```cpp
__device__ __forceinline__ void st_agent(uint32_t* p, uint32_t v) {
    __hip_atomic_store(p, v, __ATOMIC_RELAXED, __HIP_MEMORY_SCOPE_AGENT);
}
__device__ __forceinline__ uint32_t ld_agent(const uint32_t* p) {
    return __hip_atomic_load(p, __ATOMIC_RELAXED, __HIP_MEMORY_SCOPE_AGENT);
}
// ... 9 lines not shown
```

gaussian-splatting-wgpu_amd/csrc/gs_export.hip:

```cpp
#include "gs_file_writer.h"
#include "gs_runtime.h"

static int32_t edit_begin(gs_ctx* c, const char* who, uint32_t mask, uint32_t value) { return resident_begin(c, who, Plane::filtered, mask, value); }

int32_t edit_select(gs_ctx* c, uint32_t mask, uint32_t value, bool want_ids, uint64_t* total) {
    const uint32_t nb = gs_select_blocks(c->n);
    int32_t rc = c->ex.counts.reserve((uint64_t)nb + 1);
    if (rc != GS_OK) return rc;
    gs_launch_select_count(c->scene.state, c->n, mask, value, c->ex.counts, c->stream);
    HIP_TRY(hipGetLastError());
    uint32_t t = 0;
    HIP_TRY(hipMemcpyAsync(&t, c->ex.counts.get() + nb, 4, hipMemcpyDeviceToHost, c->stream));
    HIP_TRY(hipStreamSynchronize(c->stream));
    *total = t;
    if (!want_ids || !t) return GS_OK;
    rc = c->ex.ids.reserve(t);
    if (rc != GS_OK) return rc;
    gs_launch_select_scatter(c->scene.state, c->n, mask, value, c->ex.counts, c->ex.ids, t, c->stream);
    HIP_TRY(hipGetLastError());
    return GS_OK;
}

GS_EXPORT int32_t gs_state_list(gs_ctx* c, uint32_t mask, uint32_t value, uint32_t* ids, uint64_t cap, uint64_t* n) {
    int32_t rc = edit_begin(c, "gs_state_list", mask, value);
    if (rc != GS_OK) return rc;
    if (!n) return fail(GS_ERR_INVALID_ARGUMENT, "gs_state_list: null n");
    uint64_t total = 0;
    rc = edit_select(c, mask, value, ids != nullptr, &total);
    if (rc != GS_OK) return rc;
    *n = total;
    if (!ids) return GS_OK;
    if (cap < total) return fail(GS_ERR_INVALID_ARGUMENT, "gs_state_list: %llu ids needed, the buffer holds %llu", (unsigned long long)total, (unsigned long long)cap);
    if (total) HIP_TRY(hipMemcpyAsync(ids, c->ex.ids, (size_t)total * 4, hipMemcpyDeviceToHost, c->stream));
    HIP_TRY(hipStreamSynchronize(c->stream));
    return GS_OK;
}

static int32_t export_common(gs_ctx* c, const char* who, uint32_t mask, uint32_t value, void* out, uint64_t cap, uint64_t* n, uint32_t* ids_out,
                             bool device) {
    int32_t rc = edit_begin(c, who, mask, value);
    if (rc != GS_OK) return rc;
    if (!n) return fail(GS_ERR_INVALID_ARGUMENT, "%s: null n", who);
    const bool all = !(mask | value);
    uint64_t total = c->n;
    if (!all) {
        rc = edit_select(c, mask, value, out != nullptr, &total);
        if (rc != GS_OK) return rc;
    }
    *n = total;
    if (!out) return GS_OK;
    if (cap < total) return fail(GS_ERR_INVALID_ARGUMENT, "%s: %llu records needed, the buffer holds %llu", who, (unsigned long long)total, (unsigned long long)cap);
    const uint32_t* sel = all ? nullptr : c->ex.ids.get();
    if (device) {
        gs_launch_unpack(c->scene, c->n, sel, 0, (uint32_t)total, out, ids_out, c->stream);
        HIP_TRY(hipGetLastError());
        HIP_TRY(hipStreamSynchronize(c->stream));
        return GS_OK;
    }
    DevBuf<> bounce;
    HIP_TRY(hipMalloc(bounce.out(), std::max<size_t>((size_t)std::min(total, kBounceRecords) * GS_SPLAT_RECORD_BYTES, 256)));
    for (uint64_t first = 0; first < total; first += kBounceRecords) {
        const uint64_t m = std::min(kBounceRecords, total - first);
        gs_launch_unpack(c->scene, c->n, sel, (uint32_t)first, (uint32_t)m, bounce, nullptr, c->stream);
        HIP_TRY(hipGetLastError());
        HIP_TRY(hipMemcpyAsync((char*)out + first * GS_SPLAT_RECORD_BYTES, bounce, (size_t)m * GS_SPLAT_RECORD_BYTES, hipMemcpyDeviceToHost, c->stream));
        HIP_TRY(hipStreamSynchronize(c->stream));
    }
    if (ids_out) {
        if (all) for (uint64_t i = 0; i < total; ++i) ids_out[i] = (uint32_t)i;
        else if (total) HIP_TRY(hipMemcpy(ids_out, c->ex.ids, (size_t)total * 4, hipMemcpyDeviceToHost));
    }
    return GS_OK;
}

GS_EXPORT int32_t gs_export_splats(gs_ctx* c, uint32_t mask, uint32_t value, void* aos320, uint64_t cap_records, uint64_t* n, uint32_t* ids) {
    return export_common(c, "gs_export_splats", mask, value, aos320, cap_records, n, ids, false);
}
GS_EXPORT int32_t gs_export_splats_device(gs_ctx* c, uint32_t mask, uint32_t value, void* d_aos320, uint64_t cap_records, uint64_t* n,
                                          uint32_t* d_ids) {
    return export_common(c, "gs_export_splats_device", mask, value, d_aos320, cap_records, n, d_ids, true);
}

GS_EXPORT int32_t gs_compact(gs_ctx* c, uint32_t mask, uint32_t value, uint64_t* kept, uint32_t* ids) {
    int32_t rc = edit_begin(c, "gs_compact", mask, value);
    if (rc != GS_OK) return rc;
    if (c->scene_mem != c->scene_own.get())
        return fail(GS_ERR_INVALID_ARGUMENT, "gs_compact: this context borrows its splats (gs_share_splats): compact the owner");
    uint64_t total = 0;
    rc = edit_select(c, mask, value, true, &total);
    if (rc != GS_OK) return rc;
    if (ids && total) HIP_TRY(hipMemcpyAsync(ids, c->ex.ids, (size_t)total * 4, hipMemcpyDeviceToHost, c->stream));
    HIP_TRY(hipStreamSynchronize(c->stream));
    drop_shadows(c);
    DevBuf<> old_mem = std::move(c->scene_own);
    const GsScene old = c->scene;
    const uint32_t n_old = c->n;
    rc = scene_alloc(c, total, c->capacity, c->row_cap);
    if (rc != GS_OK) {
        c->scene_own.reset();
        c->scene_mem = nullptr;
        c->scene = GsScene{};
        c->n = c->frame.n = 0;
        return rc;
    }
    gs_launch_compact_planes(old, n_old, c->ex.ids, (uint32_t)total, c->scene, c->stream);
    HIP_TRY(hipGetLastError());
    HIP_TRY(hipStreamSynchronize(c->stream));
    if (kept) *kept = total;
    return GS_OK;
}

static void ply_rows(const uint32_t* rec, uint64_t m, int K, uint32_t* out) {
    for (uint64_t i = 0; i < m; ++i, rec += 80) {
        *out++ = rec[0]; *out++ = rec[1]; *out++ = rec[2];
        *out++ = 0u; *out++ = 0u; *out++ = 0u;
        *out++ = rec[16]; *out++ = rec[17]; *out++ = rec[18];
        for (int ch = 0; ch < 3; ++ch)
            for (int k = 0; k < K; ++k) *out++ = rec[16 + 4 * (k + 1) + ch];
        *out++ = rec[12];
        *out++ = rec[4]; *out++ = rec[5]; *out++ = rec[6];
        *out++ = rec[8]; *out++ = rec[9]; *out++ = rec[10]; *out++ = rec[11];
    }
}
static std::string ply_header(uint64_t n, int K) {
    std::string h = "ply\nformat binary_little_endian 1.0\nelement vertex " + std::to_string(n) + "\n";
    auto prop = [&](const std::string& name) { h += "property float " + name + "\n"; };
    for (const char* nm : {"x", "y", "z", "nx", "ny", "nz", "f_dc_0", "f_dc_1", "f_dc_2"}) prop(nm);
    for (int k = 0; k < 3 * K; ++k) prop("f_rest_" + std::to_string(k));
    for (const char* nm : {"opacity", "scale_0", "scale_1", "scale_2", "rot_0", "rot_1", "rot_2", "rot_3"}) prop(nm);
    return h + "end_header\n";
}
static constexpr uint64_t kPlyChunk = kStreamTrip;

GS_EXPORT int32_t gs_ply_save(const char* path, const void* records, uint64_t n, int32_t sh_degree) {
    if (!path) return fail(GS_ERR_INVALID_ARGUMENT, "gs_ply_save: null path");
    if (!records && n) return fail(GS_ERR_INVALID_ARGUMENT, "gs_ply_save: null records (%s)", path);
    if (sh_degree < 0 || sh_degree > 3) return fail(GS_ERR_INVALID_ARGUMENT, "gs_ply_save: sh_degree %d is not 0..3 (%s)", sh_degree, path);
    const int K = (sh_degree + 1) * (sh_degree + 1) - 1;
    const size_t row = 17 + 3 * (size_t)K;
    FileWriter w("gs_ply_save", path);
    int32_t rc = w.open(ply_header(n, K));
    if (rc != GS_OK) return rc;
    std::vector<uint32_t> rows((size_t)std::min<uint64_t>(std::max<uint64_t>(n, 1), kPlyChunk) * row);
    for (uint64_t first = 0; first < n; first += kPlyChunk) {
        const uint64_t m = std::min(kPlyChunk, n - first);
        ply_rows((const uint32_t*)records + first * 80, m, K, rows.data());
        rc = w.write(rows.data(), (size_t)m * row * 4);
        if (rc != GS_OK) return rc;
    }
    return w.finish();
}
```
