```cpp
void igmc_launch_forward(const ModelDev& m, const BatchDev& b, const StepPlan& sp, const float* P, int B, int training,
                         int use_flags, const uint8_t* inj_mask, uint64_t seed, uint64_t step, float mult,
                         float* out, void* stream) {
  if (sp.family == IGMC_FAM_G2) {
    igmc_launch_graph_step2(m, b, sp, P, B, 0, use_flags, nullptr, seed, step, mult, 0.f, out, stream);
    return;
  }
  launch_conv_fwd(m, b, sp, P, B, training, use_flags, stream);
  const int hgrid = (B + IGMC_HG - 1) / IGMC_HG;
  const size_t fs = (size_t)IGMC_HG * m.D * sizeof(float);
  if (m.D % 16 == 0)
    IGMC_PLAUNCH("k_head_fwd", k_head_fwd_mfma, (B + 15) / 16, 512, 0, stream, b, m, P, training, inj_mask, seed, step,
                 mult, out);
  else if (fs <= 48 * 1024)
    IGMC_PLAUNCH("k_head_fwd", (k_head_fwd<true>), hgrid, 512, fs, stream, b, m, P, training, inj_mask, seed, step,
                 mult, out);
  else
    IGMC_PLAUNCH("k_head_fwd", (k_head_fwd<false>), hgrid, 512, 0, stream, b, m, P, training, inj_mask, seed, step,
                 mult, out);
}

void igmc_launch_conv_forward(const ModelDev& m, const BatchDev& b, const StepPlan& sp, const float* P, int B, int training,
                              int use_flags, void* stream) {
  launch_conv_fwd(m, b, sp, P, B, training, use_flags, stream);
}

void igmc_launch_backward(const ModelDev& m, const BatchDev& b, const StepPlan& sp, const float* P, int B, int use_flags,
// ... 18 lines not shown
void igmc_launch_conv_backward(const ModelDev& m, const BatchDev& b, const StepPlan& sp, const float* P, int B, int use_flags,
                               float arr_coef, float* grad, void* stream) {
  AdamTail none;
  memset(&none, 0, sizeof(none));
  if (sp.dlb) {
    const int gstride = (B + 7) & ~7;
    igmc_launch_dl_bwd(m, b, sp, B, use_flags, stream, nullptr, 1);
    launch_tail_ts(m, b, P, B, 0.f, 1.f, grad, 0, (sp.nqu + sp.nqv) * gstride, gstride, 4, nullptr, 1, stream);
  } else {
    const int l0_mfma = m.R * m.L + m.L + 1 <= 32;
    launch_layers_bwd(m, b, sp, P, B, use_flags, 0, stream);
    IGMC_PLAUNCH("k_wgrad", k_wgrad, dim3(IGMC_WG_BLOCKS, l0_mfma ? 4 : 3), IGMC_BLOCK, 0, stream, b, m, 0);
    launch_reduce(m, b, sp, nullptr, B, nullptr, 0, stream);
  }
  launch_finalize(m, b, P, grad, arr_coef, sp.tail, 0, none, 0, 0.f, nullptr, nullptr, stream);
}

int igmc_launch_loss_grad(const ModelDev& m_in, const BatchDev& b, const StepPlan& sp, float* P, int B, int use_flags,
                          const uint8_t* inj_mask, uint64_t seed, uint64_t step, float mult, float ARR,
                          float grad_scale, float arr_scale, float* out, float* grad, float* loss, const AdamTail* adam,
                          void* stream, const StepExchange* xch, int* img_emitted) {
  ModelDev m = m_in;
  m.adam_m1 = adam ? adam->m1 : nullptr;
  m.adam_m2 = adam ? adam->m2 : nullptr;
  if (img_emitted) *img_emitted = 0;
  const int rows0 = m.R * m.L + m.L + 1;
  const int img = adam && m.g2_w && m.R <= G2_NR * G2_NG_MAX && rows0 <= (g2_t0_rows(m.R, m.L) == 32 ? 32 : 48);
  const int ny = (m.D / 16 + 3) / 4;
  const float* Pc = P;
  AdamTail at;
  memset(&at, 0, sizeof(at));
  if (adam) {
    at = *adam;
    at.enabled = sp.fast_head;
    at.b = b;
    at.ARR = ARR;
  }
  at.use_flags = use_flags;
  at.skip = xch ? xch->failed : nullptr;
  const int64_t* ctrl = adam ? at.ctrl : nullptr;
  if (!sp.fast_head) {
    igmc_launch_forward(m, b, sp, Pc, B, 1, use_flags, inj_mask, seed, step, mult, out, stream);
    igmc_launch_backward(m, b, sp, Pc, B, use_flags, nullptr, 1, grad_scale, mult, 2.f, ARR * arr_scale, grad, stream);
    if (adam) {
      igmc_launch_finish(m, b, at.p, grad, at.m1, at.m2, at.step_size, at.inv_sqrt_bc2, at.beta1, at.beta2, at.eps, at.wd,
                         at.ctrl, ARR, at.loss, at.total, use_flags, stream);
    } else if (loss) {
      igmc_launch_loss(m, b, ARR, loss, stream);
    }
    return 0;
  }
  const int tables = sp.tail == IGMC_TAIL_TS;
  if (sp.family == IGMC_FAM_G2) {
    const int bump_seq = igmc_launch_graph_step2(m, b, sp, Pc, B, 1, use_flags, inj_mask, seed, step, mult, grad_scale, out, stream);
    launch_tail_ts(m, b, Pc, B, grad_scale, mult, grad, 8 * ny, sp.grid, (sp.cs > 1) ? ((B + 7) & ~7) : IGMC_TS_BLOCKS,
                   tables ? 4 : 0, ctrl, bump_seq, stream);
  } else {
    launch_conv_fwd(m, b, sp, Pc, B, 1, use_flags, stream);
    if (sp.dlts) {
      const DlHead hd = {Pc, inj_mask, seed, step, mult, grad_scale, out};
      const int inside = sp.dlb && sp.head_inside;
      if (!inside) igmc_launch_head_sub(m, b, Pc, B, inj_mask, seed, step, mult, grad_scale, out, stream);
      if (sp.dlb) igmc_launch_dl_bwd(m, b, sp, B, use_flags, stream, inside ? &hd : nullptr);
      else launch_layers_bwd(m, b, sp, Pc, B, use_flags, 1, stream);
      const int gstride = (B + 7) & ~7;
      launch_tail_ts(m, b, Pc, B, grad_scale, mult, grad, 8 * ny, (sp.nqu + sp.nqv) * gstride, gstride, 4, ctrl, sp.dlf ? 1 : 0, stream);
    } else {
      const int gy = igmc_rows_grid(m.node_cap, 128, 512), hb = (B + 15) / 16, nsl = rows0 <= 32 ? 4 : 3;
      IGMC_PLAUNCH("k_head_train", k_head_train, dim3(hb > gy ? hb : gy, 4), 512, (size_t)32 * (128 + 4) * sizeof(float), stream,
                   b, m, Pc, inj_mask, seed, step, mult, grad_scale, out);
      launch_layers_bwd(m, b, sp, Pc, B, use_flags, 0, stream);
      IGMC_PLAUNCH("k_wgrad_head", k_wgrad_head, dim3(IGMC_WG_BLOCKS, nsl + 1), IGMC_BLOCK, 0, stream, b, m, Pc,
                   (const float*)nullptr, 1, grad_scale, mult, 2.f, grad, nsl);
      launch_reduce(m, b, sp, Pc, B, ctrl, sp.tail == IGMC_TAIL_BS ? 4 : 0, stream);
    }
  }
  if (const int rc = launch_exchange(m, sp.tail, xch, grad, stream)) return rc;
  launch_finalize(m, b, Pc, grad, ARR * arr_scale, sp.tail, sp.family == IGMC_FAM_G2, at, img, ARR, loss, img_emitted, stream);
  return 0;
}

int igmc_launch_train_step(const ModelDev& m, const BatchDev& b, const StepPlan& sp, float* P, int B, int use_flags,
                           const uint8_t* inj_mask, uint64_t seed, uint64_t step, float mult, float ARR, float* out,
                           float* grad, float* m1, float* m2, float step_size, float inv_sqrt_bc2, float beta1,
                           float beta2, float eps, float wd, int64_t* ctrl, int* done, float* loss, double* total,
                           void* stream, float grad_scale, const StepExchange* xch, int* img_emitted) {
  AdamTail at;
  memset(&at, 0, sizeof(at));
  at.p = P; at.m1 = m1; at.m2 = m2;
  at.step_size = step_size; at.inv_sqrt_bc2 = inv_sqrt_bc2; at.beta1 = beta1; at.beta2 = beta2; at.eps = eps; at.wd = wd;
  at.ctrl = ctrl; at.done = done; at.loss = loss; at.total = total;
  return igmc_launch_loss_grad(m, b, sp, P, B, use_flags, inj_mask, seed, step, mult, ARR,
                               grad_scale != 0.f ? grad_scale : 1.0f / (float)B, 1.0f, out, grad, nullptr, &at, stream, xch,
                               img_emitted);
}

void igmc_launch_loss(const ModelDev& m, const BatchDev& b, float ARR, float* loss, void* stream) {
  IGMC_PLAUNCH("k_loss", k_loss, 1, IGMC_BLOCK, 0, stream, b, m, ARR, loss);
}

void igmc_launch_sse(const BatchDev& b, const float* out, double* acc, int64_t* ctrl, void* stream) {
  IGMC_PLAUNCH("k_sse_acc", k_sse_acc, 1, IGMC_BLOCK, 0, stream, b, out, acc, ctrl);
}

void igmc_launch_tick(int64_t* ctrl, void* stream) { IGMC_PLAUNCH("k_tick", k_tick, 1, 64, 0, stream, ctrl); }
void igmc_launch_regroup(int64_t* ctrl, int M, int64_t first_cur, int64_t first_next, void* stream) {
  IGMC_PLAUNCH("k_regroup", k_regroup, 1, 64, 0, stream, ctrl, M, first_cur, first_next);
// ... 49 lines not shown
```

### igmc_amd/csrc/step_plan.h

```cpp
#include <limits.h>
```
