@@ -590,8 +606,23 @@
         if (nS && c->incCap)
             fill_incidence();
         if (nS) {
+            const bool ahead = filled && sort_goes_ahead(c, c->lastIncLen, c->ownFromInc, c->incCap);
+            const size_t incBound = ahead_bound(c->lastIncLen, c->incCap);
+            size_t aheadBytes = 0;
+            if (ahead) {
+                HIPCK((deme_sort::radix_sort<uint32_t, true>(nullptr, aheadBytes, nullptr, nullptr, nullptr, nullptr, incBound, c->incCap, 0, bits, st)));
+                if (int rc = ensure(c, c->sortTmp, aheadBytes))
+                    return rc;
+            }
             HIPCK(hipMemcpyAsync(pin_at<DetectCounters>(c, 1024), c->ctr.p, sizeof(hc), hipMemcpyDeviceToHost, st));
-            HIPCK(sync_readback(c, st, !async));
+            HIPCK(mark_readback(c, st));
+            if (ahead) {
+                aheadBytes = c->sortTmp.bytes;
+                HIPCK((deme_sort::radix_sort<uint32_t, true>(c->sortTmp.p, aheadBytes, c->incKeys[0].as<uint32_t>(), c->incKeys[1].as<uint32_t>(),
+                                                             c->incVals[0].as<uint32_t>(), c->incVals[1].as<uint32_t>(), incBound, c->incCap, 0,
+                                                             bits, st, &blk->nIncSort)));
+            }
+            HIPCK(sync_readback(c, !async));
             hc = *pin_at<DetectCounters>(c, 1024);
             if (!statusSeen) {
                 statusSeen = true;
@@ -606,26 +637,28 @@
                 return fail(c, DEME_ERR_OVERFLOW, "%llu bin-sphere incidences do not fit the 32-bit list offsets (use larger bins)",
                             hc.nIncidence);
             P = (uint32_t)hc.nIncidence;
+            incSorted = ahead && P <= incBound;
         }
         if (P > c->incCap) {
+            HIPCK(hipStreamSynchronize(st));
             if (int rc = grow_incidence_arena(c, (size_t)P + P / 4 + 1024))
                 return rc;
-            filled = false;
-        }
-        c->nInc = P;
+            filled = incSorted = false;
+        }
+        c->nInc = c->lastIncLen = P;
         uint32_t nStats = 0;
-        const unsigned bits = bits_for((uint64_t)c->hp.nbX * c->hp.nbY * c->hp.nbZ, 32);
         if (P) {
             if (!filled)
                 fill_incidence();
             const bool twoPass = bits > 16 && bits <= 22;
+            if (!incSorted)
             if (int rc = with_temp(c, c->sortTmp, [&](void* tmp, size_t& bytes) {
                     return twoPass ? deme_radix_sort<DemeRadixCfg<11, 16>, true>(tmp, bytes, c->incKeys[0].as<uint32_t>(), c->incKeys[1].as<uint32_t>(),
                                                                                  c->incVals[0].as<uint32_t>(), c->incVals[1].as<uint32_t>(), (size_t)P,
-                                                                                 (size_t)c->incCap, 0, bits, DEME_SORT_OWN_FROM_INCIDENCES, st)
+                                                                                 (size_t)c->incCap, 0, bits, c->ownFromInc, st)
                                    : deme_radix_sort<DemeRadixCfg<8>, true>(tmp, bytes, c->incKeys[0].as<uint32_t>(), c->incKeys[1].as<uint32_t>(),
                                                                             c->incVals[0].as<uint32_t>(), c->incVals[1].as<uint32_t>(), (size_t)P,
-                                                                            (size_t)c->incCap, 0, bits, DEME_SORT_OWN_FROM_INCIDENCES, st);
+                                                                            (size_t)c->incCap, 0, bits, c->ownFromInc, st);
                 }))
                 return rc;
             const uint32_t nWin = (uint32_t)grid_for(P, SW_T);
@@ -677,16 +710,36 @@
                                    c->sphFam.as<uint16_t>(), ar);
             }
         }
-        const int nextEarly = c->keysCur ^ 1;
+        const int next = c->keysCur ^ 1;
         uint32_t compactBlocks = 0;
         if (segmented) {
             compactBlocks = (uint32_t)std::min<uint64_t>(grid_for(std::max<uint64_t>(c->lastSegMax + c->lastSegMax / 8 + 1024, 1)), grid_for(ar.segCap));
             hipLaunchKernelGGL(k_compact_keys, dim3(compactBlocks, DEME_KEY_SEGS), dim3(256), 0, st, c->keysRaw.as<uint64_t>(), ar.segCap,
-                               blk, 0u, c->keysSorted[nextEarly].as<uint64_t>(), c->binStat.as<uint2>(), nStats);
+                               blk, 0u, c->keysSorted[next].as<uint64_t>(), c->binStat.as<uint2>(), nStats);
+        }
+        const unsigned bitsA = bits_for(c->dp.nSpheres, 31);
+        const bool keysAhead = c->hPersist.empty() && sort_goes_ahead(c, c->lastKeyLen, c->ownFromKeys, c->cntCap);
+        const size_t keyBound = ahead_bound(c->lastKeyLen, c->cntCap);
::::::
Search the entries for the string "segCap" and return each line where it turns up.

             compactBlocks = (uint32_t)std::min<uint64_t>(grid_for(std::max<uint64_t>(c->lastSegMax + c->lastSegMax / 8 + 1024, 1)), grid_for(ar.segCap));
             hipLaunchKernelGGL(k_compact_keys, dim3(compactBlocks, DEME_KEY_SEGS), dim3(256), 0, st, c->keysRaw.as<uint64_t>(), ar.segCap,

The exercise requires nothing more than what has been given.